Cornell Garnett '06
- Student; On Campus
A combination of curiosity and happenstance saved him from a life of incarceration.
“I used to hear my mother’s anger every day about problems – some was personal and some was just the norms of the inner-city environment,” he says. “Why was everybody in a similar situation? Who or what was making life so hard for poor people? That curiosity eventually drew me to the School of CED.”
During a trip to see his parole officer, Cornell ran into a teacher who had inspired him years before. The teacher introduced him to the idea of youth-run businesses and the Genesis School of Business, where he volunteers.

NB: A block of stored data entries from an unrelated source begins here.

#define MIRT_BOUNCE_ATTR __attribute__((amdgpu_waves_per_eu(MIRT_BOUNCE_WAVES)))
template <bool FAST, int WALK, bool DIAG = false>
__global__ __launch_bounds__(256) MIRT_BOUNCE_ATTR void bounce_kernel(DevScene sc, FrameConst f, uint32_t* __restrict__ out,
                                                     float* __restrict__ acc, const BounceRec* __restrict__ queue,
                                                     uint32_t* __restrict__ qctl, int threshold, int quad_drain,
                                                     int lvl_mode, int fail_n,
                                                     uint64_t* __restrict__ diag = nullptr)
{
    uint64_t dg_it = 0, dg_lanes = 0, dg_it_x = 0, dg_lanes_x = 0, dg_tx = 0, dg_qit = 0, dg_tq = 0;
    const uint64_t dg_t0 = DIAG ? __builtin_amdgcn_s_memrealtime() : 0;
    uint32_t dg_steps = 0, dg_chain = 0, dg_walk_max = 0, dg_chain_max = 0;
    uint64_t dg_seg = 0, dg_fb = 0, dg_it_gate = 0, dg_it_t = 0, dg_it_box = 0;
    uint32_t dg_conf = 0, dg_conf_fail = 0, dg_fb_exact = 0;
    GateDiag gd{0, 0, 0, 0, 0, false, false, false};
    constexpr bool LANE4 = WALK == 2 || WALK == 4;
// ... 1 lines not shown
    constexpr int cstride = 256;
    extern __shared__ uint32_t cstack[];
    __shared__ uint32_t wstack[LANE4 ? kWideStack * kWideStride : 1];
    __shared__ uint32_t qsrc[LANE4 ? 4 * 16 : 1];
    __shared__ uint4 hcache[LANE4 ? 4 * kHCache : 1];
    uint32_t hc_n = 0;
    if constexpr (LANE4) {
        hc_n = min((uint32_t)kHCache, sc.num_hnodes);
        const uint4* src = (const uint4*)sc.hnodes;
        for (uint32_t i = threadIdx.x; i < 4 * hc_n; i += blockDim.x) hcache[i] = src[i];
        __syncthreads();
    }
    uint32_t tid4 = threadIdx.x << 2;
    if (DEFER) asm volatile("" : "+v"(tid4));
    const uint32_t tid = DEFER ? tid4 >> 2 : threadIdx.x;
    uint32_t* cs = DEFER ? (uint32_t*)((char*)cstack + tid4) : cstack + threadIdx.x;
    uint32_t* stk = DEFER ? (uint32_t*)((char*)wstack + tid4) : wstack + (LANE4 ? threadIdx.x : 0);
    Counters cnt{0, 0, 0, 0, 0};
    const uint32_t n = __builtin_amdgcn_readfirstlane(qctl[0]);
    uint32_t seg = blockIdx.x % kQSeg, segs_left = kQSeg;
    bool has = false, exhausted = false;
    Ray ray{0, 0, 0, 0, 0, 0};
    SlabRay sr = bounce_slab_ray(sc, ray);
    SphRay sp = sph_ray(ray);
    Prune pr = prune_off();
    BounceWalk<WALK> w;
    if constexpr (LANE4) {
        w.hc = (lds_uint4*)hcache;
        w.hc_n = hc_n;
    }
    w.stop();
    uint32_t pixel = 0, k = 0, base0 = 0;
    int level = 0, best_s = -1;
    float best_t = INFINITY;
    for (;;) {
        const uint64_t need = __ballot(!has);
        while (need && !exhausted) {
            const int leader = __builtin_ctzll(need);
            const uint32_t lo = (uint32_t)((uint64_t)n * seg / kQSeg);
            const uint32_t sz = (uint32_t)((uint64_t)n * (seg + 1) / kQSeg) - lo;
            uint32_t b = 0;
            if ((tid & 63) == leader) b = atomicAdd(&qctl[kQLine * (1 + seg)], (uint32_t)__popcll(need));
            b = __builtin_amdgcn_readlane(b, leader);
            if (b + (uint32_t)__popcll(need) >= sz) {
                seg = seg + 1 == kQSeg ? 0 : seg + 1;
                if (--segs_left == 0) exhausted = true;
            }
            if (!has) {
                const uint32_t lane0 = tid & 63;
                const uint32_t idx = b + (uint32_t)__popcll(need & ((1ull << lane0) - 1));
                if (idx < sz) {
                    const BounceRec rec = queue[lo + idx];
                    ray = Ray{rec.ox, rec.oy, rec.oz, rec.dx, rec.dy, rec.dz};
                    sr = bounce_slab_ray(sc, ray);
                    sp = sph_ray(ray);
                    pixel = rec.pixel;
                    k = rec.k;
                    base0 = rec.base0;
                    level = DEFER ? 1 | lvl_mode : 1;
                    w.start(sc);
                    best_t = INFINITY;
                    best_s = -1;
                    pr = prune_off();
                    has = true;
                }
            }
            if (b < sz) break;
        }
        if (!__ballot(has)) break;
        if (DIAG && exhausted && !dg_tx) dg_tx = __builtin_amdgcn_s_memrealtime();
        auto to_drain = [&]() {
            uint32_t busy = (uint32_t)__popcll(__ballot(has));
            asm volatile("" : "+s"(busy));
// ... 34 lines not shown
                dg_it_box += __ballot(gd.st_box) ? 1u : 0u;
            } else if constexpr (DEFER) {
                if (has && w.walking())
                    w.template step<FAST, false, true>(sc, sr, sp, pr, stk, best_t, best_s, cnt, nullptr, &level);
            } else {
                if (has && w.walking()) w.template step<FAST>(sc, sr, sp, pr, stk, best_t, best_s, cnt);
            }
        }
        if constexpr (DEFER) {
            const bool handover = to_drain();
            if (has && (handover || !w.walking()) && !(level & kExactWalk) && best_s >= 0) {
                best_s = confirm_leaf(sc, sr, best_s);
                if (fail_n) {
                    uint32_t fn = (uint32_t)fail_n;
                    asm volatile("" : "+s"(fn));
                    if (pixel % fn == 0) best_s = -1;
                }
                if (DIAG) {
                    dg_conf++;
                    dg_conf_fail += best_s < 0 ? 1u : 0u;
                }
                if (best_s < 0) {
                    level |= kExactWalk;
                    w.start(sc);
                    best_t = INFINITY;
                    pr = prune_off();
                }
            }
            if (handover) break;
        }
        bool go = false;
        float nn[3] = {0.0f, 0.0f, 0.0f};
        uint64_t key = 0;
        if constexpr (WALK == 4) {
            if (has && !w.walking()) {
                go = shade_level(sc, f, ray, best_t, best_s, level, k, chain_key(f, pixel), cs, cstride, base0, pixel,
                                 out, acc, true);
                has = go;
            }
        } else if (has && !w.walking()) {
            if (DEFER) level &= ~kExactWalk;
            if (DIAG) {
                dg_walk_max = max(dg_walk_max, dg_steps);
                dg_chain += dg_steps;
                dg_steps = 0;
            }
            uint32_t tail = 255u << 24;
            int stored = level - 1;
            if (best_s < 0) {
                tail = sky_rgba(ray.dy);
            } else {
                cs[(level - 1) * cstride] = sc.color[best_s];
                stored = level;
                if (level + 1 < f.depth) {
                    float p[3];
                    hit_point_normal(ray, best_t, sc.geo[best_s], p, nn);
                    ray.ox = p[0];
                    ray.oy = p[1];
                    ray.oz = p[2];
                    key = chain_key(f, pixel);
                    level++;
                    go = true;
                }
            }
            if (!go) {
                uint32_t c = tail;
                for (int l = stored - 1; l >= 0; l--) c = blend_rgba(cs[l * cstride], c);
                store_pixel(f, out, acc, pixel, blend_rgba(base0, c));
                has = false;
                if (DIAG) {
                    dg_chain_max = max(dg_chain_max, dg_chain);
                    dg_chain = 0;
                }
            }
        }
        if (WALK != 4 && __ballot(go)) hemisphere_wave(key, k, nn, go, ray.dx, ray.dy, ray.dz, tid & 63);
        if (go) {
            sr = bounce_slab_ray(sc, ray);
            sp = sph_ray(ray);
            w.start(sc);
            best_t = INFINITY;
            best_s = -1;
            pr = prune_off();
            if (DEFER) level |= lvl_mode;
        }
    }
    if constexpr (DEFER) level &= ~kExactWalk;
    if constexpr (LANE4) {
        const uint64_t busy = __ballot(has);
        if (busy) {
            const uint32_t lane = tid & 63, wv = tid >> 6;
            if (has) qsrc[wv * 16 + lanes_below(busy)] = lane;
            __builtin_amdgcn_fence(__ATOMIC_RELEASE, "wavefront");
            __builtin_amdgcn_wave_barrier();
            __builtin_amdgcn_fence(__ATOMIC_ACQUIRE, "wavefront");
            const uint32_t q = lane >> 2;
            const bool qhas = q < (uint32_t)__popcll(busy);
            const uint32_t src = qsrc[wv * 16 + (qhas ? q : 0)];
            auto pull = [&](uint32_t v) { return (uint32_t)__builtin_amdgcn_ds_bpermute((int)(src << 2), (int)v); };
            auto pullf = [&](float v) { return __uint_as_float(pull(__float_as_uint(v))); };
            ray = Ray{pullf(ray.ox), pullf(ray.oy), pullf(ray.oz), pullf(ray.dx), pullf(ray.dy), pullf(ray.dz)};
            pixel = pull(pixel);
            k = pull(k);
            level = (int)pull((uint32_t)level);
            base0 = pull(base0);
            best_t = pullf(best_t);
            best_s = (int)pull((uint32_t)best_s);
            pr = Prune{pullf(pr.m), pullf(pr.lim)};
            const WideWalk& lw = w.w;
            QuadWalk qw{pull(lw.cur), pull(lw.end), pull(lw.top)};
            has = qhas;
            if (!qhas) qw.cur = kPNone;
            sr = bounce_slab_ray(sc, ray);
            sp = sph_ray(ray);
            uint32_t* qstk = wstack + (tid & ~63u) + src;
            uint32_t* qcs = cstack + (tid & ~63u) + src;
            if (DIAG) dg_tq = __builtin_amdgcn_s_memrealtime();
            while (__ballot(has)) {
                if (DIAG) dg_qit++;
                if (!DIAG) {
                    const uint64_t rays = __ballot(has && (lane & 3) == 0);
                    if (__popcll(rays) == 1) {
                        solo_chain<FAST, kBoundedSlab && WALK != 4>(sc, f, __builtin_ctzll(rays), ray, best_t, best_s, pr,
                                                                    qw, level, k, pixel,
                                         base0, src, wstack + (tid & ~63u), cstack + (tid & ~63u),
                                         out, acc, (lds_uint4*)hcache, hc_n, lane);
                        break;
                    }
                }
                if (has && qw.cur != kPNone)
                    quad_step<FAST, kWideStride, kWideStack, kBoundedSlab && WALK != 4>(sc, sr, sp, pr, qw, qstk, best_t,
                                                                                        best_s,
                                                             (lds_uint4*)hcache, hc_n, lane);
                if (has && qw.cur == kPNone) {
                    if (shade_level(sc, f, ray, best_t, best_s, level, k, chain_key(f, pixel), qcs, kWideStride, base0, pixel, out,
                                    acc, (lane & 3) == 0)) {
                        sr = bounce_slab_ray(sc, ray);
                        sp = sph_ray(ray);
                        qw = QuadWalk{sc.wide_root, 0u, 0u};
                        best_t = INFINITY;
// ... 301 lines not shown
        nd.g = make_float4(0.0f, 0.0f, 0.0f, 0.0f);
        pass = slab<true>(sr, pr, nd);
        break;
    }
    case MIRT_BOX_FORM_SLAB_BOX:
        pass = slab_box<true>(sr, pr, b.min.x, b.min.y, b.min.z, b.max.x, b.max.y, b.max.z, near);
        break;
    case MIRT_BOX_FORM_CONS:
        pass = slab_cons<false>(sr, pr, b.min.x, b.min.y, b.min.z, b.max.x, b.max.y, b.max.z, near);
        break;
    case MIRT_BOX_FORM_CONS_BOUNCE:
        sr = bounce_slab_ray(sc, ray);
        pass = slab_cons<true>(sr, pr, b.min.x, b.min.y, b.min.z, b.max.x, b.max.y, b.max.z, near);
        break;
    default:
        sr.generic = sr.generic ||
                     !origin_within_4c(sc.o_bound, fmaxf(fabsf(ray.ox), fmaxf(fabsf(ray.oy), fabsf(ray.oz))));
        pass = slab_cons<true>(sr, pr, b.min.x, b.min.y, b.min.z, b.max.x, b.max.y, b.max.z, near);
        break;
    }
    out[i] = pass ? 1 : 0;
}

He credits the school’s entrepreneurial youth program with giving him a second chance; he started an office supply store and in 1998 was named the school’s Entrepreneur of the Year. It was there that he heard of Southern New Hampshire University’s community economic development master’s program.
“What I’m getting out of the program is the skills to develop a sound proposal and how to acquire resources,” he says. “I’m introduced to new ways of thinking, how to relate or work in diverse communities and building relationship with people all over the world.”
Cornell’s project and plan for the future is to find ways to curb growing recidivism among youth ex-offenders in Camden by helping them create and operate businesses.
“I want to do what God sent me here to do,” he says. “That’s where I see the School of CED leading me, and that’s to change what I see happening with inner-city youth, not just in Camden, but around the world.”